Even outside electronics, which experiences persistent price deflation (and
hence rising volume), prices are not rising as fast as wages. In constant 1990
dollars, gasoline cost $1.10/gal in SF in 1987. This rose to $1.66 (1990
dollars) in 2007.
([http://www.mtc.ca.gov/maps_and_data/datamart/stats/gasprice....](http://www.mtc.ca.gov/maps_and_data/datamart/stats/gasprice.htm))
Median wages in the same period rose from $14,498.74 to $23.962.20.
(<http://www.ssa.gov/OACT/COLA/central.html>) $1.66/$1.10 = ~1.51 ...
$23,962.20/$14.498.74 = ~1.65. Even gas is getting cheaper.

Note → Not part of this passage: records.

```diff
         unsigned long long c_a = 0, c_b = 0, c_c = 0, c_d = 0, c_it = 0, c_p = 0, c_w1 = 0, c_w2 = 0;
-#endif
-        int par = 0;
-        for (int guard = 0; (sp > 0 || n_def > 0) && guard < (1 << 22); ++guard, par ^= 1) {
-            unsigned long long u0 = 0, u1 = 0, u2 = 0, u3 = 0, u4 = 0; (void)u0; (void)u1; (void)u2; (void)u3; (void)u4;
+        unsigned long long c_sit = 0, c_sc = 0, c_sp = 0, c_nc = 0;
+        unsigned long long c_back = 0;
+#endif
+        for (int guard = 0; (sp > 0 || n_def > 0) && guard < (1 << 22); ++guard) {
+            unsigned long long u0 = 0, u1 = 0, u2 = 0, u3 = 0, u4 = 0, u5 = 0; (void)u0; (void)u1; (void)u2; (void)u3; (void)u4; (void)u5;
             STAMP(u0);
-            const bool settle = n_def > 0;
-            int pw = (kStack - g.reserve - sp) / 3;
-            int p = sp < BLK ? sp : BLK;
-            if (pw < 1) pw = 1;
-            if (p > pw) p = pw;
-            if (settle) {
+            const int room = kStack - g.reserve - sp - 4 * n_def;
+            const bool settle = n_def > 0 && (!DEFER || sp == 0 || n_def >= BLK / 2 || room < 3);
+            int p;
+            if (!settle) {
+                int pw = room / 3;
+                p = sp < BLK ? sp : BLK;
+                if (pw < 1) pw = 1;
+                if (p > pw) p = pw;
+            } else {
                 p = n_def;
+                if (tid == 0) s_def = 0;
                 exact_pairs_coop<BLK>(it->nodes1, it->nodes2, s_pose, und_l, n_def, xs, und_v, tid);
             }
             const bool act = tid < p;
@@ -380,7 +387,11 @@
                 }
             }
             STAMP(u2);
-            if (verdict == 2) und_l[atomicAdd(&s_def[par], 1)] = e;
+            int park = -1;
+            if (verdict == 2) {
+                park = atomicAdd(&s_def, 1);
+                if (!DEFER || park < BLK) und_l[park] = e;
+            }
             const bool hit = verdict == 1;
             const bool is_cand = hit && la && lb;
             const bool two = hit && (la != lb);
@@ -398,8 +409,9 @@
             c_w1 += __builtin_amdgcn_s_memtime() - w1a;
 #endif
             STAMP(u3);
-            n_def = s_def[par];
-            if (tid == 0) s_def[par ^ 1] = 0;
+            n_def = s_def;
+            int n_back = 0;
+            if (DEFER && n_def > BLK) { n_back = n_def - BLK; n_def = BLK; }
             int c_off = 0, p_off = 0, c_tot = 0, p_tot = 0;
 #pragma unroll
             for (int w = 0; w < kWaves; ++w) {
@@ -421,14 +433,19 @@
                     stk[pos + 2] = make_int2(a0, b1); stk[pos + 3] = make_int2(a1, b1);
                 }
             }
+            if (DEFER && park >= BLK) stk[sp + p_tot + (park - BLK)] = e;
             n_out += c_tot;
-            sp += p_tot;
+            sp += p_tot + n_back;
+            n_test -= n_back;
 #ifdef PFC_STAMPS
             const unsigned long long w2a = __builtin_amdgcn_s_memtime();
 #endif
             __syncthreads();
 #ifdef PFC_STAMPS
             c_w2 += __builtin_amdgcn_s_memtime() - w2a;
+            STAMP(u5);
+            if (settle) { c_sit += 1; c_sc += u5 - u0; c_sp += (unsigned long long)p; } else { c_nc += u5 - u0; }
+            c_back += (unsigned long long)n_back;
 #endif
             if (n_out > kOut - BLK || (sp == 0 && n_def == 0 && n_out > 0)) {
                 flush_candidates<BLK>(g, ob, n_out, item, tid, &s_base);
@@ -447,6 +464,8 @@
         if (tid == 0 && g.stamps) {
             atomicAdd(&g.stamps[8], c_a); atomicAdd(&g.stamps[9], c_b); atomicAdd(&g.stamps[10], c_c);
             atomicAdd(&g.stamps[13], c_d); atomicAdd(&g.stamps[11], c_it); atomicAdd(&g.stamps[12], c_p);
+            atomicAdd(&g.stamps[3], c_sit); atomicAdd(&g.stamps[4], c_sc); atomicAdd(&g.stamps[6], c_sp); atomicAdd(&g.stamps[15], c_nc);
+            atomicAdd(&g.stamps[14], c_back);
         }
 #endif
         if (tid == 0) {
diff --git a/pressurefieldcontact.jl_amd/csrc/pfc_hip.hip b/pressurefieldcontact.jl_amd/csrc/pfc_hip.hip
--- a/pressurefieldcontact.jl_amd/csrc/pfc_hip.hip
+++ b/pressurefieldcontact.jl_amd/csrc/pfc_hip.hip
@@ -353,6 +353,7 @@
     int max_leaves = 2;
     bool any_bristle = false, any_tet_tet = false;
     int opt_debug = 0, opt_profile = 0, opt_max_levels = 0, opt_bfs_levels = -1, opt_no_filter = 0;
+    int opt_bp_defer = 1;
     DevBuf<ItemRec> items;
     DevBuf<WorkRec> frontier[2], cand;
     DevBuf<int> clip_n, icnt, trac_item;
@@ -755,12 +756,20 @@
             f.ucount = ucount; f.icnt = h->icnt.p; f.status = h->status.p; f.stamps = h->stamps.p;
             f.reserve = 3 * h->max_levels + 3; f.n_items = n_items;
             const int blk = bp_block_for(h, n_items, half);
-            if (blk == 128 && f.reserve <= 128 * 10 - 512)
-                hipLaunchKernelGGL((k_bp_dfs32<128>), dim3(grid_for(bound, 1, 256 * 8)), dim3(128), 0, st, f);
-            else if (blk == 512)
-                hipLaunchKernelGGL((k_bp_dfs32<512>), dim3(grid_for(bound, 1, 256 * 2)), dim3(512), 0, st, f);
-            else
-                hipLaunchKernelGGL((k_bp_dfs32<kDfsBlock>), dim3(grid_for(bound, 1, 256 * 6)), dim3(kDfsBlock), 0, st, f);
+            const bool defer = h->opt_bp_defer != 0 && !pile_mode(h, n_items);
+            if (blk == 128 && f.reserve <= 128 * 10 - 512) {
+                const dim3 grid(grid_for(bound, 1, 256 * 8));
+                if (defer) hipLaunchKernelGGL((k_bp_dfs32<128, true>), grid, dim3(128), 0, st, f);
+                else hipLaunchKernelGGL((k_bp_dfs32<128, false>), grid, dim3(128), 0, st, f);
+            } else if (blk == 512) {
+                const dim3 grid(grid_for(bound, 1, 256 * 2));
+                if (defer) hipLaunchKernelGGL((k_bp_dfs32<512, true>), grid, dim3(512), 0, st, f);
+                else hipLaunchKernelGGL((k_bp_dfs32<512, false>), grid, dim3(512), 0, st, f);
+            } else {
+                const dim3 grid(grid_for(bound, 1, 256 * 6));
+                if (defer) hipLaunchKernelGGL((k_bp_dfs32<kDfsBlock, true>), grid, dim3(kDfsBlock), 0, st, f);
+                else hipLaunchKernelGGL((k_bp_dfs32<kDfsBlock, false>), grid, dim3(kDfsBlock), 0, st, f);
+            }
         }
     }
 }
@@ -1669,6 +1678,7 @@
     if (t->opt_vertex_fields != h->opt_vertex_fields) { t->opt_vertex_fields = h->opt_vertex_fields; t->ghave[0] = t->ghave[1] = false; }
     t->opt_graph = h->opt_graph;
     if (t->opt_no_filter != h->opt_no_filter) { t->opt_no_filter = h->opt_no_filter; t->ghave[0] = t->ghave[1] = false; }
+    if (t->opt_bp_defer != h->opt_bp_defer) { t->opt_bp_defer = h->opt_bp_defer; t->ghave[0] = t->ghave[1] = false; }
     const int n0 = n_items / 2, n1 = n_items - n0;
     hipStream_t s0 = h->stream;
     HIP_TRY(h, hipEventRecord(h->ev_fork, st));
@@ -3951,6 +3961,10 @@
         }
     }
     else if (!std::strcmp(name, "no_filter")) { h->opt_no_filter = (int)value; h->ghave[0] = h->ghave[1] = false; h->dghave = false; }
+    else if (!std::strcmp(name, "bp_defer")) {
+        if (value != 0 && value != 1) return fail(h, PFC_ERR_BAD_ARG, "bp_defer must be 0 (settle a parked pair in the next iteration) or 1 (in batches)");
+        h->opt_bp_defer = (int)value; h->ghave[0] = h->ghave[1] = false; h->dghave = false;
+    }
     else return fail(h, PFC_ERR_BAD_ARG, "unknown option %s", name);
     return PFC_OK;
 }
```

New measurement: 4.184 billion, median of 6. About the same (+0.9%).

As random anecdotal evidence on food. My dad told me he started his career 33
years ago at $4.10/hr, and finished it in 2006 at closer to $40/hr, at the
same company, without climbing into upper management. When he started, a
week's worth of groceries cost him about $25-30. Now, they cost around
$75-100. A threefold increase in the cost of food, but a tenfold increase in
his income.

Sure, the sticker price may go up, but over the long run in a growing economy,
wages increase just as fast, if not faster.

------
fauigerzigerk
The trouble with these ideologic arguments is that the hard questions are
never debated.

For instance, my own opinion is that it is good that you can get rich by
creating things that others need. On the other hand we know that inequality of
income creates inequality of opportunity in the next generation. Which means
that not everyone has the same opportunity to get rich by creating something
that others need.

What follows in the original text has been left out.